**DATA EXCERPTS:**
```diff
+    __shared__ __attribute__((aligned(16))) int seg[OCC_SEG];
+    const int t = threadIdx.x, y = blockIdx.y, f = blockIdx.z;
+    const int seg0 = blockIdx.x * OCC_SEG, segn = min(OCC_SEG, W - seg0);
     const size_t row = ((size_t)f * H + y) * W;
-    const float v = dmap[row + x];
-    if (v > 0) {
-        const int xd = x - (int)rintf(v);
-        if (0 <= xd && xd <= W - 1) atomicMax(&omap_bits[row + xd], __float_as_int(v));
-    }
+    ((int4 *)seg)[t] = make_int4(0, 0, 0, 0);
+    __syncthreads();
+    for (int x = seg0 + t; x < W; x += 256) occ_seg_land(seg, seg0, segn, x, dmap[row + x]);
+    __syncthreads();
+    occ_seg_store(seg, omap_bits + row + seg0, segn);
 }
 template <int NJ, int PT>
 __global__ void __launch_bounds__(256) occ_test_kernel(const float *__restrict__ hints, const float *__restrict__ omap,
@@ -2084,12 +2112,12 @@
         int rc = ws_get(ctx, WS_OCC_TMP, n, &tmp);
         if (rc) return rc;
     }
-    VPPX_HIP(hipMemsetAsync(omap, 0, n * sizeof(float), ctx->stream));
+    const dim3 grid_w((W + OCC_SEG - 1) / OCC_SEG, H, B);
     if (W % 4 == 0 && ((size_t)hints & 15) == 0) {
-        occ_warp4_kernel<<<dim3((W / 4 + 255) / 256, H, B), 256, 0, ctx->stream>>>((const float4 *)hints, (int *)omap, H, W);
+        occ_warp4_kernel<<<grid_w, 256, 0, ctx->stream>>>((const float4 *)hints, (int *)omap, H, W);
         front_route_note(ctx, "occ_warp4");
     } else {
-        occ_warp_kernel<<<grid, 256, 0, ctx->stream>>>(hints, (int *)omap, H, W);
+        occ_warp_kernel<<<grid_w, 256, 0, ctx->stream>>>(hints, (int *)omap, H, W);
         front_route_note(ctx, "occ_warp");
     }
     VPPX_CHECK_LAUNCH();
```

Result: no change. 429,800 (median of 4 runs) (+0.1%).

---

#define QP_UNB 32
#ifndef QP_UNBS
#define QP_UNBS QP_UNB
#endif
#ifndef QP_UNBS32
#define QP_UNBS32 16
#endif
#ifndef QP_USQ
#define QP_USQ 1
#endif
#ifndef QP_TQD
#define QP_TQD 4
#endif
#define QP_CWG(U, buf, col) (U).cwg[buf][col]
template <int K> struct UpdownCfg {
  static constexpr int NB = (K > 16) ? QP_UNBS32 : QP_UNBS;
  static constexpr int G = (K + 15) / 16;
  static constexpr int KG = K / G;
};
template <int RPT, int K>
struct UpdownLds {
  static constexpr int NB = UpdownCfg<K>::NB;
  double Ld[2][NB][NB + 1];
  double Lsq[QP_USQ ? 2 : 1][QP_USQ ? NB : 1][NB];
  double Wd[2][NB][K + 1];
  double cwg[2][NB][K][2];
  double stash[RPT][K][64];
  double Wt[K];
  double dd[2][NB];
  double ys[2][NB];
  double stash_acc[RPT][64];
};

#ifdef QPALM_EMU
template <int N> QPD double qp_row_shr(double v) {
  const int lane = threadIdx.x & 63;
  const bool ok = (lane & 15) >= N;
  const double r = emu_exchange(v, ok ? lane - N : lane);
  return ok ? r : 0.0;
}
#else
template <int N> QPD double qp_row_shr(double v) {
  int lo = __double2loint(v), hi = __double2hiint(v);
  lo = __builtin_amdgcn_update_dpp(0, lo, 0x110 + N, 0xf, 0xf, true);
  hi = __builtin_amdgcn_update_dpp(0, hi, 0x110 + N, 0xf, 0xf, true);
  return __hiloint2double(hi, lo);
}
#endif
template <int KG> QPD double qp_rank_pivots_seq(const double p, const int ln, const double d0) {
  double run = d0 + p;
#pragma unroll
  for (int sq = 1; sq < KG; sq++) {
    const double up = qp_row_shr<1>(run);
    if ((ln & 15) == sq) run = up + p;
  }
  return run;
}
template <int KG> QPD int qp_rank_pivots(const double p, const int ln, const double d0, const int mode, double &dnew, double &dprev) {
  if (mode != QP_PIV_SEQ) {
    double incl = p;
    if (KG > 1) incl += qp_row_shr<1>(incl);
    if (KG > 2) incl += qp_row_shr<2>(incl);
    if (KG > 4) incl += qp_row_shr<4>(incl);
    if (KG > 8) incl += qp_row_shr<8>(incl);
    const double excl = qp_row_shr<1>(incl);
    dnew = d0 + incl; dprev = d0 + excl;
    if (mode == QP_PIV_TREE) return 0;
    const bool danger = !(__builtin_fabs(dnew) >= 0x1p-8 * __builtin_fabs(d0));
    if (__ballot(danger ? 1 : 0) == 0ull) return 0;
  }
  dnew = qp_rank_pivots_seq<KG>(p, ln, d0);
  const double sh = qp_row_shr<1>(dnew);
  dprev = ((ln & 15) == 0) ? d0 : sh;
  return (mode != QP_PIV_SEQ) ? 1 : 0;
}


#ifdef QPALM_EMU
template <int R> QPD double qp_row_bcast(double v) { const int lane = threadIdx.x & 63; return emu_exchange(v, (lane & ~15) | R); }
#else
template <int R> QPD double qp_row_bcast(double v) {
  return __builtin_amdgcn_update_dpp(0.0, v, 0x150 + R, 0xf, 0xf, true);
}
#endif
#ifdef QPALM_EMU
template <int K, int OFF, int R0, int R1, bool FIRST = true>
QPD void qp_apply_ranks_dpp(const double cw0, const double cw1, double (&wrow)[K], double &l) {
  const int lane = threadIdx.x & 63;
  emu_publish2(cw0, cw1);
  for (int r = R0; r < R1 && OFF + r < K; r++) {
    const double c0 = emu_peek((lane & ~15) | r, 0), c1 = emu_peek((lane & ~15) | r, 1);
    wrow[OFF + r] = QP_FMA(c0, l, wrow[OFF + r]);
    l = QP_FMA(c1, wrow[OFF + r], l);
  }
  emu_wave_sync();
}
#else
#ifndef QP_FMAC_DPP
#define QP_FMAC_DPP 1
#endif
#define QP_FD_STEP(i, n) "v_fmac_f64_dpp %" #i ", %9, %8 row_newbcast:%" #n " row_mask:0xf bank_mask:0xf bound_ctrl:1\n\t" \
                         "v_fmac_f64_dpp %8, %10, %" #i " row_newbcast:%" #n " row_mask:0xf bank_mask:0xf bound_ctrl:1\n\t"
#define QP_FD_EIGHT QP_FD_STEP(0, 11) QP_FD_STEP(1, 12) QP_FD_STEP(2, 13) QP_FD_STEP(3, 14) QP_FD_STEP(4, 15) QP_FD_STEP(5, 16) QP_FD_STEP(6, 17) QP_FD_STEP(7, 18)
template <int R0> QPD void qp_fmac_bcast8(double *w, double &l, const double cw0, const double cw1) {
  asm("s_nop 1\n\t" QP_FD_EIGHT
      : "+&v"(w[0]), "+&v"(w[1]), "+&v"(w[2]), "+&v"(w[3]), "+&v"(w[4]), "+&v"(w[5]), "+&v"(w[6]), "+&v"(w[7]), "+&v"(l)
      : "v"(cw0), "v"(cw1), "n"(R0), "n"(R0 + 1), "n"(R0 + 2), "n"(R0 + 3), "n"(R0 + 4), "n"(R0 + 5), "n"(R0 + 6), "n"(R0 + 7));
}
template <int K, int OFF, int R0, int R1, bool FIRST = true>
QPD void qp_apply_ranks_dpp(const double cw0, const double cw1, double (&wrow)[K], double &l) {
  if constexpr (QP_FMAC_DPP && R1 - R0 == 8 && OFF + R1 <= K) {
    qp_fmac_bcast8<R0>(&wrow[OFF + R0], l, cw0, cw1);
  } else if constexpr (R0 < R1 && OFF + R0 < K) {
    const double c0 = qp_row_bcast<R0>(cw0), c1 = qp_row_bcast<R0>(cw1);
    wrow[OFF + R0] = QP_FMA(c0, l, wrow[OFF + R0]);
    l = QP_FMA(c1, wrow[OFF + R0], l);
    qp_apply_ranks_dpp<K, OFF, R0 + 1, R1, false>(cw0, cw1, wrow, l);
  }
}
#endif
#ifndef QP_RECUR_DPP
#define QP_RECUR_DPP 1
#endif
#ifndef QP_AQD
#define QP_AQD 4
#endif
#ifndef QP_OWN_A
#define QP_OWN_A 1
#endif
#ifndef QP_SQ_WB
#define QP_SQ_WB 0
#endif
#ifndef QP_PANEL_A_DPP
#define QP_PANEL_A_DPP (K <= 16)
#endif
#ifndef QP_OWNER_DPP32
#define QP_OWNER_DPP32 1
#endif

...

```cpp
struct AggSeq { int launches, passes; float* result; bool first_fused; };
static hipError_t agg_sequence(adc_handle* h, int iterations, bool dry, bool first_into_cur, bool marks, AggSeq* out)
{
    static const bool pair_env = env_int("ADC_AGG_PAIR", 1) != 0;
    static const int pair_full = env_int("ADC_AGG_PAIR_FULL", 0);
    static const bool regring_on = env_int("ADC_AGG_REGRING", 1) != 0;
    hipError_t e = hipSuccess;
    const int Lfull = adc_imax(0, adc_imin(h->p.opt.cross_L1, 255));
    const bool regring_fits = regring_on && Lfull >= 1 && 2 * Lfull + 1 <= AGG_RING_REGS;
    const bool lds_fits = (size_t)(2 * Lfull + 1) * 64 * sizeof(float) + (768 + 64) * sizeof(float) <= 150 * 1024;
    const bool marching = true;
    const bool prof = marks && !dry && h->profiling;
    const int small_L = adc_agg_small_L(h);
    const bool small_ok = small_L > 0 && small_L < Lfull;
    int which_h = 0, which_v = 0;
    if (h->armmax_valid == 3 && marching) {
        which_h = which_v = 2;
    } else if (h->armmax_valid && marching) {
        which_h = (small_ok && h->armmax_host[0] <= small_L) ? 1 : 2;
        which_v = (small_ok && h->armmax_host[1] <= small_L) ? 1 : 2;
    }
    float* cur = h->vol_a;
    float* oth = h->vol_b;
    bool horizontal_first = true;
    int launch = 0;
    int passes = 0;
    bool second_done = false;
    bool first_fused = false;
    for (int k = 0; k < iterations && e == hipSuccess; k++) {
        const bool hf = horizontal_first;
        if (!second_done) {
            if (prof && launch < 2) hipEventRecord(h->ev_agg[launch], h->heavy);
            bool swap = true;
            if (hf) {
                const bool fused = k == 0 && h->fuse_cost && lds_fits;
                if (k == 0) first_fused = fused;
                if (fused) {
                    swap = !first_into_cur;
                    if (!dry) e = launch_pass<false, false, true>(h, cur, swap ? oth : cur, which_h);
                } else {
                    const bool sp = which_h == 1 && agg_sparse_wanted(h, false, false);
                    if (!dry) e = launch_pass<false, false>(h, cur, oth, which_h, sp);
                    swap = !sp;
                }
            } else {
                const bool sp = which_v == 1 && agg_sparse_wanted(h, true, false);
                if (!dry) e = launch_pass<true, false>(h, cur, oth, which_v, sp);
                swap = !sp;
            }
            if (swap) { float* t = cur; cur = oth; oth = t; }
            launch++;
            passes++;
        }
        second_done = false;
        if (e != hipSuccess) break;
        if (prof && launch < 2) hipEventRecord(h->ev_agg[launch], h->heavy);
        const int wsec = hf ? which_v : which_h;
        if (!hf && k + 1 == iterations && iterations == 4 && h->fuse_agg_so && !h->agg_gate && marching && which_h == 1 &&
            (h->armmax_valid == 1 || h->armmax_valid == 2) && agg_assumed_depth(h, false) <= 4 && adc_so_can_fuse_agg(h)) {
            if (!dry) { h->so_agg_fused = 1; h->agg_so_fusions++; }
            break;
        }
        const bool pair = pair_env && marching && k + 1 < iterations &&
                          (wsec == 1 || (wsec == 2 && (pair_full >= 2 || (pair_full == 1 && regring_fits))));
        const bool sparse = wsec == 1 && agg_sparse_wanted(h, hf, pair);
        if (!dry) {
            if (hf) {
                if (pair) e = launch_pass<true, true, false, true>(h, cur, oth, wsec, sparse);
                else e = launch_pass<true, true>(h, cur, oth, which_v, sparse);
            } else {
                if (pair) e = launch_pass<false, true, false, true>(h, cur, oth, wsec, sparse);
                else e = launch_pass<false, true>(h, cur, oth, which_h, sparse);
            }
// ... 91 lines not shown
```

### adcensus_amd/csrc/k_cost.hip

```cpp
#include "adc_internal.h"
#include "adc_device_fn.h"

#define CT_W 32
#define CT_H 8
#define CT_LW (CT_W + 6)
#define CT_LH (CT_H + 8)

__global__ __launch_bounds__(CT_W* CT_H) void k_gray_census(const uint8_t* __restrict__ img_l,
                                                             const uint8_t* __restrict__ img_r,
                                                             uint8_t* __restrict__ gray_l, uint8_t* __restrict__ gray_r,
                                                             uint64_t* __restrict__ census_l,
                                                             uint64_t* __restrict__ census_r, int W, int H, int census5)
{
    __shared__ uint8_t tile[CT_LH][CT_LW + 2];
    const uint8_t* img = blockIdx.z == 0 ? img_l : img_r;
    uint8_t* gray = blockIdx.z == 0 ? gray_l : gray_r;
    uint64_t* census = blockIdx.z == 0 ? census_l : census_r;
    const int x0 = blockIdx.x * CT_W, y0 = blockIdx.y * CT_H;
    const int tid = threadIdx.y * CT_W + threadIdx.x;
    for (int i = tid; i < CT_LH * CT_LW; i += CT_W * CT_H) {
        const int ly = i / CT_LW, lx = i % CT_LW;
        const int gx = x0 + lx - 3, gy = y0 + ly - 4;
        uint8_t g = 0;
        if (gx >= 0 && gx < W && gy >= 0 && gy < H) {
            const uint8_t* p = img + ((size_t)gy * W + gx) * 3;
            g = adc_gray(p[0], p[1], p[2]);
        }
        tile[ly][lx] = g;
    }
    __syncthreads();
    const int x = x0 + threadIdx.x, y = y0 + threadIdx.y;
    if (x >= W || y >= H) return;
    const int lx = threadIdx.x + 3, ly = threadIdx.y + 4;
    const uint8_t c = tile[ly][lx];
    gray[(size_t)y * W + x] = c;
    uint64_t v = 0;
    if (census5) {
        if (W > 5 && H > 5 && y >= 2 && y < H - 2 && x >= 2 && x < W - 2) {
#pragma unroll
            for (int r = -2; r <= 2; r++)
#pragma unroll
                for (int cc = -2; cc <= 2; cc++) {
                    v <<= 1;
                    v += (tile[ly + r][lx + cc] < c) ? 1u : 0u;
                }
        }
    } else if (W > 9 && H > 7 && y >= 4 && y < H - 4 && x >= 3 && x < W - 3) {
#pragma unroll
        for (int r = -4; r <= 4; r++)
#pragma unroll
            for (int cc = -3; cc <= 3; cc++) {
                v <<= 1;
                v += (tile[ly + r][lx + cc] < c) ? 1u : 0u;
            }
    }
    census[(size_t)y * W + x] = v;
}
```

**PROBLEM:**
The task calls for all lines in the entries that hold "return".

**EXERCISE OUTPUT:**
         if (rc) return rc;
  return ok ? r : 0.0;
  return __hiloint2double(hi, lo);
  return run;
    if (mode == QP_PIV_TREE) return 0;
    if (__ballot(danger ? 1 : 0) == 0ull) return 0;
  return (mode != QP_PIV_SEQ) ? 1 : 0;
template <int R> QPD double qp_row_bcast(double v) { const int lane = threadIdx.x & 63; return emu_exchange(v, (lane & ~15) | R); }
  return __builtin_amdgcn_update_dpp(0.0, v, 0x150 + R, 0xf, 0xf, true);
    if (x >= W || y >= H) return;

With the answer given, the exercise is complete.